*Activity*.
Please find the lines in the entries below that contain the word "sizeof", and copy each one.
━━━━━━━━━━━━━━━━━━━━
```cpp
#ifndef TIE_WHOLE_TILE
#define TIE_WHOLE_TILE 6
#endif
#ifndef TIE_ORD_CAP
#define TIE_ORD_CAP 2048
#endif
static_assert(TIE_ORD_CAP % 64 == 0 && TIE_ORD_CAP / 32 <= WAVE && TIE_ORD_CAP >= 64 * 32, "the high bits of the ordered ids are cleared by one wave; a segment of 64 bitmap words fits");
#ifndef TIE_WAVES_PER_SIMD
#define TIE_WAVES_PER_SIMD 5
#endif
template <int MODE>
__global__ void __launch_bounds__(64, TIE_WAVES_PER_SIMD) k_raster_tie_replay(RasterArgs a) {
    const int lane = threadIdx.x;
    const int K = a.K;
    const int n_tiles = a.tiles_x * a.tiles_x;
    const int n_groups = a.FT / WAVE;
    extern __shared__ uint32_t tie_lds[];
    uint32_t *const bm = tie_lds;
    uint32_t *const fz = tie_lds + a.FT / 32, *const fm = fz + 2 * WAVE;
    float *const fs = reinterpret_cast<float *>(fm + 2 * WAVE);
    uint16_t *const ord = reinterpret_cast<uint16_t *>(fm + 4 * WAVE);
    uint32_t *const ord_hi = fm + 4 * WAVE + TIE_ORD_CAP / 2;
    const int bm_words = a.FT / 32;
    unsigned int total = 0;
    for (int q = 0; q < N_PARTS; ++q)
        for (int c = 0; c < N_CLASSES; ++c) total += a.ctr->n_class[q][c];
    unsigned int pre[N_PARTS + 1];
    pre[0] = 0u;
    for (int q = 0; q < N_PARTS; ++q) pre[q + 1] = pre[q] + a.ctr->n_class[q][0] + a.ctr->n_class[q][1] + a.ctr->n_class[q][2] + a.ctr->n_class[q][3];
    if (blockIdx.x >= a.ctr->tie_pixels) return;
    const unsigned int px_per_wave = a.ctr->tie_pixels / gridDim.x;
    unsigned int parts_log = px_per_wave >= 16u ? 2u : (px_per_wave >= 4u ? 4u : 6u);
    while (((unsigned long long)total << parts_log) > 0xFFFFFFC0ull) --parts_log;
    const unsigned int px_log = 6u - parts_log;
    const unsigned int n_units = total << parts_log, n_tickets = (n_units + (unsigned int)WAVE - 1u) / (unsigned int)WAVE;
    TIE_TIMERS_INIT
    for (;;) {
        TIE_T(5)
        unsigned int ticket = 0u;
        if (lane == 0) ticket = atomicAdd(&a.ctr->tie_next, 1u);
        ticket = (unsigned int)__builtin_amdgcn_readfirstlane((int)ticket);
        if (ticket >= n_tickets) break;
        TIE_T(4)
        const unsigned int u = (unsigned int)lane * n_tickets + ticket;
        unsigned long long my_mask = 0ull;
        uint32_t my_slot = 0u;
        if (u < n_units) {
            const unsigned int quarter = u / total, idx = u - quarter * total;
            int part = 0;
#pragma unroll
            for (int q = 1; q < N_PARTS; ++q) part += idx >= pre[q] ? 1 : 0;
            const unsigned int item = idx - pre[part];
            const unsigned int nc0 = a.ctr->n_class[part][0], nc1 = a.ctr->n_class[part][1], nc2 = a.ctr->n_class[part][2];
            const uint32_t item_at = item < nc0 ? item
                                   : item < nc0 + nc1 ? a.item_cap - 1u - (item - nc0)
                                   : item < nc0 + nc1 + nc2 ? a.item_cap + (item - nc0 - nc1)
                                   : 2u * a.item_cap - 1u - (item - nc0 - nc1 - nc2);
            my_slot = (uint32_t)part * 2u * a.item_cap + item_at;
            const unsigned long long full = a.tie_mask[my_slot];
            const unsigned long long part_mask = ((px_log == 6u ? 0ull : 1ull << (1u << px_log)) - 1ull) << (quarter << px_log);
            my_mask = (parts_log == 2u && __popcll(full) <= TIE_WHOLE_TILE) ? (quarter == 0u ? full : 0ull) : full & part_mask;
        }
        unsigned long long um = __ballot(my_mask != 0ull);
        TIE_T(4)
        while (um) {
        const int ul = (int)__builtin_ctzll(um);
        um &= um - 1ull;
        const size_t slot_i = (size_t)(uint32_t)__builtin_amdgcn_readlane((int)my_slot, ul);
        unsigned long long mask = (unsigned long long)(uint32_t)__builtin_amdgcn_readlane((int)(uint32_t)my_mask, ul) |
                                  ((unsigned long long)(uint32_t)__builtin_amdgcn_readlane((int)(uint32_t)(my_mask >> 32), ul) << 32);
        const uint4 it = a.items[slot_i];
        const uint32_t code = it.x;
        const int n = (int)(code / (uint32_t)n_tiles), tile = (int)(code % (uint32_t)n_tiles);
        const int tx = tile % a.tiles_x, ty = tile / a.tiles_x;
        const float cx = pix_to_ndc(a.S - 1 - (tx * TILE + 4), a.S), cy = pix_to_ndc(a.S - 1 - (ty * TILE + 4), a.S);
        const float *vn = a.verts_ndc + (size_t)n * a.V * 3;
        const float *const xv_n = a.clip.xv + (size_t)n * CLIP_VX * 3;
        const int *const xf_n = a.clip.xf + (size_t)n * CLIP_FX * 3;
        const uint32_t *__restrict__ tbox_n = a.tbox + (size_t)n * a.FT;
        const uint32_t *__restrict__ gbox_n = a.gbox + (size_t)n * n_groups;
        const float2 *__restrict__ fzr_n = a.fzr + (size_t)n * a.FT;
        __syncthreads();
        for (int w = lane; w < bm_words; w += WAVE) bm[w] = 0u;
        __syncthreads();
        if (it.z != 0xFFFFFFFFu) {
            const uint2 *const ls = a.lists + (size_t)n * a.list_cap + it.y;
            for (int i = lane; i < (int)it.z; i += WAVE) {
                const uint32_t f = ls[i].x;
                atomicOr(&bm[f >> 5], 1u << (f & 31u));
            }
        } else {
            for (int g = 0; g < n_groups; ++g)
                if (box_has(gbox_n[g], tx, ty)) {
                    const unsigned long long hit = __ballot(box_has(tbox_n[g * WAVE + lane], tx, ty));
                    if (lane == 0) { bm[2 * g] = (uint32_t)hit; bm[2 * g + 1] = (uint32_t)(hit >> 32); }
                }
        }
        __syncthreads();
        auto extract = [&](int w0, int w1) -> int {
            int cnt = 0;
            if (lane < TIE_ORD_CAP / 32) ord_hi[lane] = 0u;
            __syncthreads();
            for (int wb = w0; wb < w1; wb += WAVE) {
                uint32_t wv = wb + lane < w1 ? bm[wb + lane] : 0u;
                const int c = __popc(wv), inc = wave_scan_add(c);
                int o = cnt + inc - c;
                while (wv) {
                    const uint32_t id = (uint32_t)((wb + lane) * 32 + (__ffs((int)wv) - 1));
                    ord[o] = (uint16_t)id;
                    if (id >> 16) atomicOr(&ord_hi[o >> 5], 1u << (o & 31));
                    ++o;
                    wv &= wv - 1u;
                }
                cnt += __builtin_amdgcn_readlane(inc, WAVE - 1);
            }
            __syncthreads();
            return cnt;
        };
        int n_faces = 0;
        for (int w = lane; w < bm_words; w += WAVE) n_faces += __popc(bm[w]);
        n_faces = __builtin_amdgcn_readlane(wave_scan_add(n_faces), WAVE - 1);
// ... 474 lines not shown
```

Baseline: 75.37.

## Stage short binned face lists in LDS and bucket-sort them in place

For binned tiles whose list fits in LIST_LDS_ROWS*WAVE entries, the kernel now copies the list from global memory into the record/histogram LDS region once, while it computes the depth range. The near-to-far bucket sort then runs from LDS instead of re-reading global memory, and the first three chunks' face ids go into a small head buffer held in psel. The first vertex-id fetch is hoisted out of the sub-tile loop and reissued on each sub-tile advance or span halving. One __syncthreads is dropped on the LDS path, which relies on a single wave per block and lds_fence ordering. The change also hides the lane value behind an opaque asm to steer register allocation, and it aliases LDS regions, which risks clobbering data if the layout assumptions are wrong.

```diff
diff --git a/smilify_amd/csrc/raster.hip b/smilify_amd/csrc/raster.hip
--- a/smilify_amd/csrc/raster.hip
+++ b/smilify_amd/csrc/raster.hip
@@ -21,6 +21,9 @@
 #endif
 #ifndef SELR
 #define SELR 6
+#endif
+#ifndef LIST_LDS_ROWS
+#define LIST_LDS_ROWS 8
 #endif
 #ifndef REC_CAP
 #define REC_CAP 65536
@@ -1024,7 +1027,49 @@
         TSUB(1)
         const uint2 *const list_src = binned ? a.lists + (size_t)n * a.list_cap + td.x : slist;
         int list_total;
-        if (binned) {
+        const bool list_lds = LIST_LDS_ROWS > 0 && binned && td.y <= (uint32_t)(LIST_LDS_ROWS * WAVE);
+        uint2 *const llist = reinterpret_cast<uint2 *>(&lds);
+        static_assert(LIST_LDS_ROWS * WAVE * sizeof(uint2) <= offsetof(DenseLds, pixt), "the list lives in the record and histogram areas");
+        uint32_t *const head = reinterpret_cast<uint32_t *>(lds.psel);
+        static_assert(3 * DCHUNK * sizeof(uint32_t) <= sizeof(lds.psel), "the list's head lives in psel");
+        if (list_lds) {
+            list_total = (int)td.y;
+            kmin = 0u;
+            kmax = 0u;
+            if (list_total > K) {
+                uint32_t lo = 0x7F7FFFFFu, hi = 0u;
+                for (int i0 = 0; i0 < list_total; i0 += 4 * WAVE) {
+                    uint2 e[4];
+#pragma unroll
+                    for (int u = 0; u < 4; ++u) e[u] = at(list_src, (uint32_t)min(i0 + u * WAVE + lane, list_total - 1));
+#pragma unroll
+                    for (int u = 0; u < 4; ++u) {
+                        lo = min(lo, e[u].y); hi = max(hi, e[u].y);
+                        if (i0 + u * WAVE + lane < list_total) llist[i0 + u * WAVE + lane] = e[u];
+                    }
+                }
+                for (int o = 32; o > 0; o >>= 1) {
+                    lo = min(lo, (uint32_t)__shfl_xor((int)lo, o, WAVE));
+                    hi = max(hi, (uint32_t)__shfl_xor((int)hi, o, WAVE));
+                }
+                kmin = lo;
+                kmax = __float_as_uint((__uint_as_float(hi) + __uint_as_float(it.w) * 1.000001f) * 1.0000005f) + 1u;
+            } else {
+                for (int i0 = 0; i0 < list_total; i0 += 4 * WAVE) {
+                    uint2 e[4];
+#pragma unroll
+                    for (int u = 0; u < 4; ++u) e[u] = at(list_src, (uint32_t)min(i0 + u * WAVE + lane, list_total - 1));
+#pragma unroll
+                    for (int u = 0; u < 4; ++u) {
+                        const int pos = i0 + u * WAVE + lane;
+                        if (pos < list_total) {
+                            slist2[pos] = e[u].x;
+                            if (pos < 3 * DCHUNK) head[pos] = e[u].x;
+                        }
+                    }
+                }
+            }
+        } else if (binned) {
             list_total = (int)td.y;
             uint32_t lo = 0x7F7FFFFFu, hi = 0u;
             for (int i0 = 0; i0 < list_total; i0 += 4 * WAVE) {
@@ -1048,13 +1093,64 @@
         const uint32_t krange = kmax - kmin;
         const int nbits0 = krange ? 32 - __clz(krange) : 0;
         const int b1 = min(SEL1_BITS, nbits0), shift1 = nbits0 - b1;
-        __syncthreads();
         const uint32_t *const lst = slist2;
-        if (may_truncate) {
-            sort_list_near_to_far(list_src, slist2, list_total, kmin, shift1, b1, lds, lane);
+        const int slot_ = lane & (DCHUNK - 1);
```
━━━━━━━━━━━━━━━━━━━━
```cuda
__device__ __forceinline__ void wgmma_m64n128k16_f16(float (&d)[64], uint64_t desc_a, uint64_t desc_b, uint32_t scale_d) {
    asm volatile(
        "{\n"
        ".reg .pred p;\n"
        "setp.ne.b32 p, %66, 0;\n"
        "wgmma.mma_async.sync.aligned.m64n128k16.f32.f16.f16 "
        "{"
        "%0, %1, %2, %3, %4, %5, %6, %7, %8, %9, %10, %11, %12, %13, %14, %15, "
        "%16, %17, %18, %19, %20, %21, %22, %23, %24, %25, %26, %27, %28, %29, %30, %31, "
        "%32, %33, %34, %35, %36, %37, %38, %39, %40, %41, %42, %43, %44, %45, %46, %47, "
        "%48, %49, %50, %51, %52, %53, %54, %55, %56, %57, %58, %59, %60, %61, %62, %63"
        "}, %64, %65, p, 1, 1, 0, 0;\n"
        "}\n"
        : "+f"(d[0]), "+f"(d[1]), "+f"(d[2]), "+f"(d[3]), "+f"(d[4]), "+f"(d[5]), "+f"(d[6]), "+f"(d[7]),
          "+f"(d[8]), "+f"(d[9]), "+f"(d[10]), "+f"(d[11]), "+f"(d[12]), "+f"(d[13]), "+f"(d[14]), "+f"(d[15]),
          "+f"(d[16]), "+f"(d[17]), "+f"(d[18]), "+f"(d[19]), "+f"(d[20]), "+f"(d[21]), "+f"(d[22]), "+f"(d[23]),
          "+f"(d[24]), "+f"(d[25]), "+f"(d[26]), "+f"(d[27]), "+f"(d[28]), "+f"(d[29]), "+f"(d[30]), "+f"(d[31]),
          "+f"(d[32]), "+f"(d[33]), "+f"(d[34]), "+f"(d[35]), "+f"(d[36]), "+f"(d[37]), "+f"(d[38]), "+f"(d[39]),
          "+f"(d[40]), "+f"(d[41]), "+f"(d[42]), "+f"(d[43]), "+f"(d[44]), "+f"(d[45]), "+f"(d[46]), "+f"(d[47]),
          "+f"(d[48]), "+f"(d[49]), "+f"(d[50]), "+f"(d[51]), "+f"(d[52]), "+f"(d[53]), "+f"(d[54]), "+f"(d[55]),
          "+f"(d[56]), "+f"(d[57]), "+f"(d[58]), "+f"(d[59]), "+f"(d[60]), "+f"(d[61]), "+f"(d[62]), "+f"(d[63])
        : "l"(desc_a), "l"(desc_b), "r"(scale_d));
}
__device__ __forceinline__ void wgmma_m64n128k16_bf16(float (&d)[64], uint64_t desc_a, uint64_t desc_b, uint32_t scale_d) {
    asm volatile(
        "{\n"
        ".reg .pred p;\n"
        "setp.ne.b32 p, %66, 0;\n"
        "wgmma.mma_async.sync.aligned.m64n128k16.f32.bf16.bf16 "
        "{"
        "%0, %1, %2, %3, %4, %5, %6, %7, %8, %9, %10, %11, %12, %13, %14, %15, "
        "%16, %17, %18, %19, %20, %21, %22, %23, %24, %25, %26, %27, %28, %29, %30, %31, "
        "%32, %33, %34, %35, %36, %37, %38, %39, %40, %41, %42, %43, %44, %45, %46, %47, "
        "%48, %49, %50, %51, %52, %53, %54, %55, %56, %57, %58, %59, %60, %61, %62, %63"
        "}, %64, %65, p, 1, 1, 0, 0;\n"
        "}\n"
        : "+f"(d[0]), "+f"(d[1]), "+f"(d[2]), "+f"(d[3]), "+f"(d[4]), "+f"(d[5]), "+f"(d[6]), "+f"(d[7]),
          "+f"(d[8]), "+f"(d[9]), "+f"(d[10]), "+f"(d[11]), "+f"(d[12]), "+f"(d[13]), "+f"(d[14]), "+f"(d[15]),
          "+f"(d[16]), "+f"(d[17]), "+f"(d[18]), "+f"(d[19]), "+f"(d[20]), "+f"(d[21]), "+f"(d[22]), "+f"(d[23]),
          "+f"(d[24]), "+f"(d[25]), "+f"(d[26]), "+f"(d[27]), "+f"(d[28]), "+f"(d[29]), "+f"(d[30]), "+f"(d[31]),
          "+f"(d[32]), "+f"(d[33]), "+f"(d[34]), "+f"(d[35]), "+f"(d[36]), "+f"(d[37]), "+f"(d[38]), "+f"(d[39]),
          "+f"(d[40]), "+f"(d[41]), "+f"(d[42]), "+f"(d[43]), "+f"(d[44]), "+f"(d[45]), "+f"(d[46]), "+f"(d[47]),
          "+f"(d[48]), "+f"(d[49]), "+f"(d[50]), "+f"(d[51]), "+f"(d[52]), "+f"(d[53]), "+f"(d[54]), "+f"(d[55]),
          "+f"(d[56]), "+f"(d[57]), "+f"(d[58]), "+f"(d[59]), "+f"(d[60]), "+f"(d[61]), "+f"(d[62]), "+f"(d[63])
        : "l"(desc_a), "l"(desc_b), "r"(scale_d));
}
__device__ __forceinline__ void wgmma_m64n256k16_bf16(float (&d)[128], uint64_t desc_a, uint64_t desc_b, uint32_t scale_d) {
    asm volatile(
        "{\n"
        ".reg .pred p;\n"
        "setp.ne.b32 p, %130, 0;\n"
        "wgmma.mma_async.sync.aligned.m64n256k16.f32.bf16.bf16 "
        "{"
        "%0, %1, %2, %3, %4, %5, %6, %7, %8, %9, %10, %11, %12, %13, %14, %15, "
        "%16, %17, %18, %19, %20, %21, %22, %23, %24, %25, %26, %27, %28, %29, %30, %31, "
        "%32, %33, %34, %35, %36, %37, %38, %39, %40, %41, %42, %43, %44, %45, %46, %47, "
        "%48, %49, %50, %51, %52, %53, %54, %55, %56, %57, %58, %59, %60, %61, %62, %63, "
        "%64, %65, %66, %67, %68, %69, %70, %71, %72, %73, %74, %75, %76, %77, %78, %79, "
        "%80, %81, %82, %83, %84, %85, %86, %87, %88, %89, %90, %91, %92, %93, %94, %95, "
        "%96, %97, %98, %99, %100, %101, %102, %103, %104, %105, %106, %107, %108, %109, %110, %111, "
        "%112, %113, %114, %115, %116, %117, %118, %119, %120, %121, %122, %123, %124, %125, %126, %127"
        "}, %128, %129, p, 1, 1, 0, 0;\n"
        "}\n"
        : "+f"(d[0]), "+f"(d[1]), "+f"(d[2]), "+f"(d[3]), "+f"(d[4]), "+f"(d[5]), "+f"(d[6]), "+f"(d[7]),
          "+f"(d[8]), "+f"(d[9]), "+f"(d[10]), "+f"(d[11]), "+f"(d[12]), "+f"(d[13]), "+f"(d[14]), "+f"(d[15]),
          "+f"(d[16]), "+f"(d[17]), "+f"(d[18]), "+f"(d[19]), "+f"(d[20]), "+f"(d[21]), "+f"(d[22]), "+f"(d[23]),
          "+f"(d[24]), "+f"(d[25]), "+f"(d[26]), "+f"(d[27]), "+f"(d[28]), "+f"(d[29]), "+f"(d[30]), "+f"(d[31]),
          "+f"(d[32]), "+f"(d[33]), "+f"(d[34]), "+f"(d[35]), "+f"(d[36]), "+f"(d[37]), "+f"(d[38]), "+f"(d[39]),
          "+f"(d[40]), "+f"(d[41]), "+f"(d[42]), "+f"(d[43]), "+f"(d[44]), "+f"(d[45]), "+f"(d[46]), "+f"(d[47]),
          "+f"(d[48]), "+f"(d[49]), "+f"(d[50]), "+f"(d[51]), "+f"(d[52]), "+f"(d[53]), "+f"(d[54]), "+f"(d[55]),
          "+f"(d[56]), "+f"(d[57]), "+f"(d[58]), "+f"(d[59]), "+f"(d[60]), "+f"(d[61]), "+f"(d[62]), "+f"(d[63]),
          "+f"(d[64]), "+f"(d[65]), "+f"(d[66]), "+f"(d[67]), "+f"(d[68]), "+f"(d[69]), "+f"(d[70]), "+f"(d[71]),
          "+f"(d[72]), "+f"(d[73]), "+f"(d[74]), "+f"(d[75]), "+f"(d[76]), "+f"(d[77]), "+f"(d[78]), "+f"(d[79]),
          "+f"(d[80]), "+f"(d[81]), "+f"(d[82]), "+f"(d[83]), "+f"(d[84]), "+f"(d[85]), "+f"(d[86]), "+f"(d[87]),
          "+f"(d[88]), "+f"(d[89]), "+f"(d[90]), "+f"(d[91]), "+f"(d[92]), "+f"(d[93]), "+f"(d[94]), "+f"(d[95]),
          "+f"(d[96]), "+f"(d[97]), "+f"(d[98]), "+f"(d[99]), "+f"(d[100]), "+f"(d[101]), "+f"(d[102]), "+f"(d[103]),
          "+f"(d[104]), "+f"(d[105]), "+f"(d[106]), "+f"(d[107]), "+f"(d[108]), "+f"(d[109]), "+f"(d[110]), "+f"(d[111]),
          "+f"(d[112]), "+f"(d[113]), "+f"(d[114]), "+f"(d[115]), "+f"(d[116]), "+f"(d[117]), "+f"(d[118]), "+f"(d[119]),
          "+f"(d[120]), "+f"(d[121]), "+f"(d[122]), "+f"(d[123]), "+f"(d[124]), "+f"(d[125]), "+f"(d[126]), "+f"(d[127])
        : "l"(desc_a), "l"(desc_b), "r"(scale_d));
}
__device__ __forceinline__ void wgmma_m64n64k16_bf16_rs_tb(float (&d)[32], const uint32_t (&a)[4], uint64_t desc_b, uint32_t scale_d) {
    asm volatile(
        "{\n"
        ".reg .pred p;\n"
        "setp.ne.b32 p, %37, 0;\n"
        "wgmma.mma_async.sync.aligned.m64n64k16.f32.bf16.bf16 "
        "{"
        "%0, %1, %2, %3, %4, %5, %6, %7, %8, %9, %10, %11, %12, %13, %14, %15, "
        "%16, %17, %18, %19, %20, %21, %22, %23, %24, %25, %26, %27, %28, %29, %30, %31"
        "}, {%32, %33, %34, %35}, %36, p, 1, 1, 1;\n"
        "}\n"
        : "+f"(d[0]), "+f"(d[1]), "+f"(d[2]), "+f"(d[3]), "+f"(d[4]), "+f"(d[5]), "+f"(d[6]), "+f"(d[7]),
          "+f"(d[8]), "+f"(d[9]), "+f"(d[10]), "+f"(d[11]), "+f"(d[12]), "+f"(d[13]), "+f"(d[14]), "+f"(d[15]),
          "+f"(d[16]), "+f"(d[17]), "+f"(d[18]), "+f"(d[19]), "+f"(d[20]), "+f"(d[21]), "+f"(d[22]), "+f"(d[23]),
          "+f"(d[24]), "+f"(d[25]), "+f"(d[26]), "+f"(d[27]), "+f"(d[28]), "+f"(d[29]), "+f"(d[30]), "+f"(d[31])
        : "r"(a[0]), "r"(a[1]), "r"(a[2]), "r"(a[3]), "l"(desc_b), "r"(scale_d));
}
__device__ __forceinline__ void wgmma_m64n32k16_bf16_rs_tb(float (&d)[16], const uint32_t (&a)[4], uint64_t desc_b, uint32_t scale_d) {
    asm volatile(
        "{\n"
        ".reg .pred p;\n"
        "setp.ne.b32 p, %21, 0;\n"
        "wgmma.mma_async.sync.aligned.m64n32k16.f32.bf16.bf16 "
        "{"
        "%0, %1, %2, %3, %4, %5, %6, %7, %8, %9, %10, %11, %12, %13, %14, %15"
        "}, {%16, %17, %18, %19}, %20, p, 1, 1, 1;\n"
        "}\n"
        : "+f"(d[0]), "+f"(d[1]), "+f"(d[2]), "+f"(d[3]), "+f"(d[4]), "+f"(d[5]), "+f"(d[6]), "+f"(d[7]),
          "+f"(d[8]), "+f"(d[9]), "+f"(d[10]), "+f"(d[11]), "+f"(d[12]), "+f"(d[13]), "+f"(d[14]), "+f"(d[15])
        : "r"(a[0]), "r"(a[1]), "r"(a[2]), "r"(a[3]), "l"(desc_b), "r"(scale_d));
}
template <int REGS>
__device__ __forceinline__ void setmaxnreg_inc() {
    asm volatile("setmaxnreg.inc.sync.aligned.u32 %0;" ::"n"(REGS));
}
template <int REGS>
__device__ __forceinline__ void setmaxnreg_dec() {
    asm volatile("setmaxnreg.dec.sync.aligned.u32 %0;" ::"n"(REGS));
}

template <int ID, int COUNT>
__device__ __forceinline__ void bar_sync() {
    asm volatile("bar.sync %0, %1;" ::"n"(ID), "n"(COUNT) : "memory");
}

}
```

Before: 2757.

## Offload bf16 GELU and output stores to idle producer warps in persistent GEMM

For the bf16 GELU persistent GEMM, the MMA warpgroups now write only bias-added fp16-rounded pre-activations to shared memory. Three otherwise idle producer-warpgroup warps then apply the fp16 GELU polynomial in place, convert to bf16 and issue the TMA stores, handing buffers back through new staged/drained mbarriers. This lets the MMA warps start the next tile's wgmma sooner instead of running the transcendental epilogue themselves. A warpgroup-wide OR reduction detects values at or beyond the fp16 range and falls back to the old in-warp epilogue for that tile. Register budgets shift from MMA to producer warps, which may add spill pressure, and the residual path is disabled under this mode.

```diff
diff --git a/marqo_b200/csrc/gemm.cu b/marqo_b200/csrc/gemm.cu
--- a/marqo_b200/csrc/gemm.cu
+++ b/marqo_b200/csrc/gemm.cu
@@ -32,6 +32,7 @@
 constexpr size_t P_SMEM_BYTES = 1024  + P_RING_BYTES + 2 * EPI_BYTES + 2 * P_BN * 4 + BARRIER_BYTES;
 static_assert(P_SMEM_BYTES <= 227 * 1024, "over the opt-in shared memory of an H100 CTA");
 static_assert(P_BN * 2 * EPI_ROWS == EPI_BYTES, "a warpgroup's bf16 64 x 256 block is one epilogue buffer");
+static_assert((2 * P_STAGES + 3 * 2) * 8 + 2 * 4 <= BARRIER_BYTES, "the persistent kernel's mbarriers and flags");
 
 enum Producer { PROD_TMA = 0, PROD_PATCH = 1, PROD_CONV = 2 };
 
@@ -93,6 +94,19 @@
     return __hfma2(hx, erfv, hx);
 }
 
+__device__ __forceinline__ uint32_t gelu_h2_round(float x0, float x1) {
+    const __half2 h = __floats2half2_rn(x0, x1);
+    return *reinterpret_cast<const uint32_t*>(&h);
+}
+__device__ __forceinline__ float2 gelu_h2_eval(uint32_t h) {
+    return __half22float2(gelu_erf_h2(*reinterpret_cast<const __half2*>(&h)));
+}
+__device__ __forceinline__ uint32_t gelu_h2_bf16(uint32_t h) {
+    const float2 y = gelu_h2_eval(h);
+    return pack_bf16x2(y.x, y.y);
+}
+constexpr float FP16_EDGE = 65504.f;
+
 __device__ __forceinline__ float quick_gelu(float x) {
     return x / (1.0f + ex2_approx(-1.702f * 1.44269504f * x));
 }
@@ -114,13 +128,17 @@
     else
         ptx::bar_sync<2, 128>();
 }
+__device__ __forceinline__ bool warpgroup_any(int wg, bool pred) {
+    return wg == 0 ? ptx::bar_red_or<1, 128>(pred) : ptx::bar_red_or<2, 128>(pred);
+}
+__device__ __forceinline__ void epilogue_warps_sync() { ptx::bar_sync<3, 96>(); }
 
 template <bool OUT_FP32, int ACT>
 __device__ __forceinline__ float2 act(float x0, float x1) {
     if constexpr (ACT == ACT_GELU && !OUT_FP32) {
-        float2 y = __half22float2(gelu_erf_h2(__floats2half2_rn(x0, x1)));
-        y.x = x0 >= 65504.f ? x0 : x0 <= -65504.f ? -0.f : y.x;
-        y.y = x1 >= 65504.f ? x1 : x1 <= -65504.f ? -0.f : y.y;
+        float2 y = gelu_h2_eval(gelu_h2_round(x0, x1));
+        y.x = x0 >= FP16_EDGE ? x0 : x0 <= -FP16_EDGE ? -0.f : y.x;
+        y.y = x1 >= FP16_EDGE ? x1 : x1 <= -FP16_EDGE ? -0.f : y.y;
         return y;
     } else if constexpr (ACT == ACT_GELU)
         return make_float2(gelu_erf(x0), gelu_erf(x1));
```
━━━━━━━━━━━━━━━━━━━━
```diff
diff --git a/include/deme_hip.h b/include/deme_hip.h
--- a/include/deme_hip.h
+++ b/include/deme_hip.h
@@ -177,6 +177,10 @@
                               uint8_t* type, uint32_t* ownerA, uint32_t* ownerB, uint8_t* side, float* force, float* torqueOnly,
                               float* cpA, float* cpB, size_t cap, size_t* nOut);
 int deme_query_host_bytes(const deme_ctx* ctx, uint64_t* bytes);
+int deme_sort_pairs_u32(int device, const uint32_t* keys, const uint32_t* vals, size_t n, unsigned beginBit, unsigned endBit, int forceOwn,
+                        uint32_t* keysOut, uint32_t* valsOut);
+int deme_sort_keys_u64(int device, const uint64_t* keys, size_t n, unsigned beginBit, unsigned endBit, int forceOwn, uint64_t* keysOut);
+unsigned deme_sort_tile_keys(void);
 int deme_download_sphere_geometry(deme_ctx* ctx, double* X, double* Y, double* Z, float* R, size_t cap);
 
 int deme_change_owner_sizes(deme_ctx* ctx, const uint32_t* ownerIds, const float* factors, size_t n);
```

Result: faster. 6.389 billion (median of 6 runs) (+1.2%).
━━━━━━━━━━━━━━━━━━━━
*Solution*.
+        static_assert(LIST_LDS_ROWS * WAVE * sizeof(uint2) <= offsetof(DenseLds, pixt), "the list lives in the record and histogram areas");
+        static_assert(3 * DCHUNK * sizeof(uint32_t) <= sizeof(lds.psel), "the list's head lives in psel");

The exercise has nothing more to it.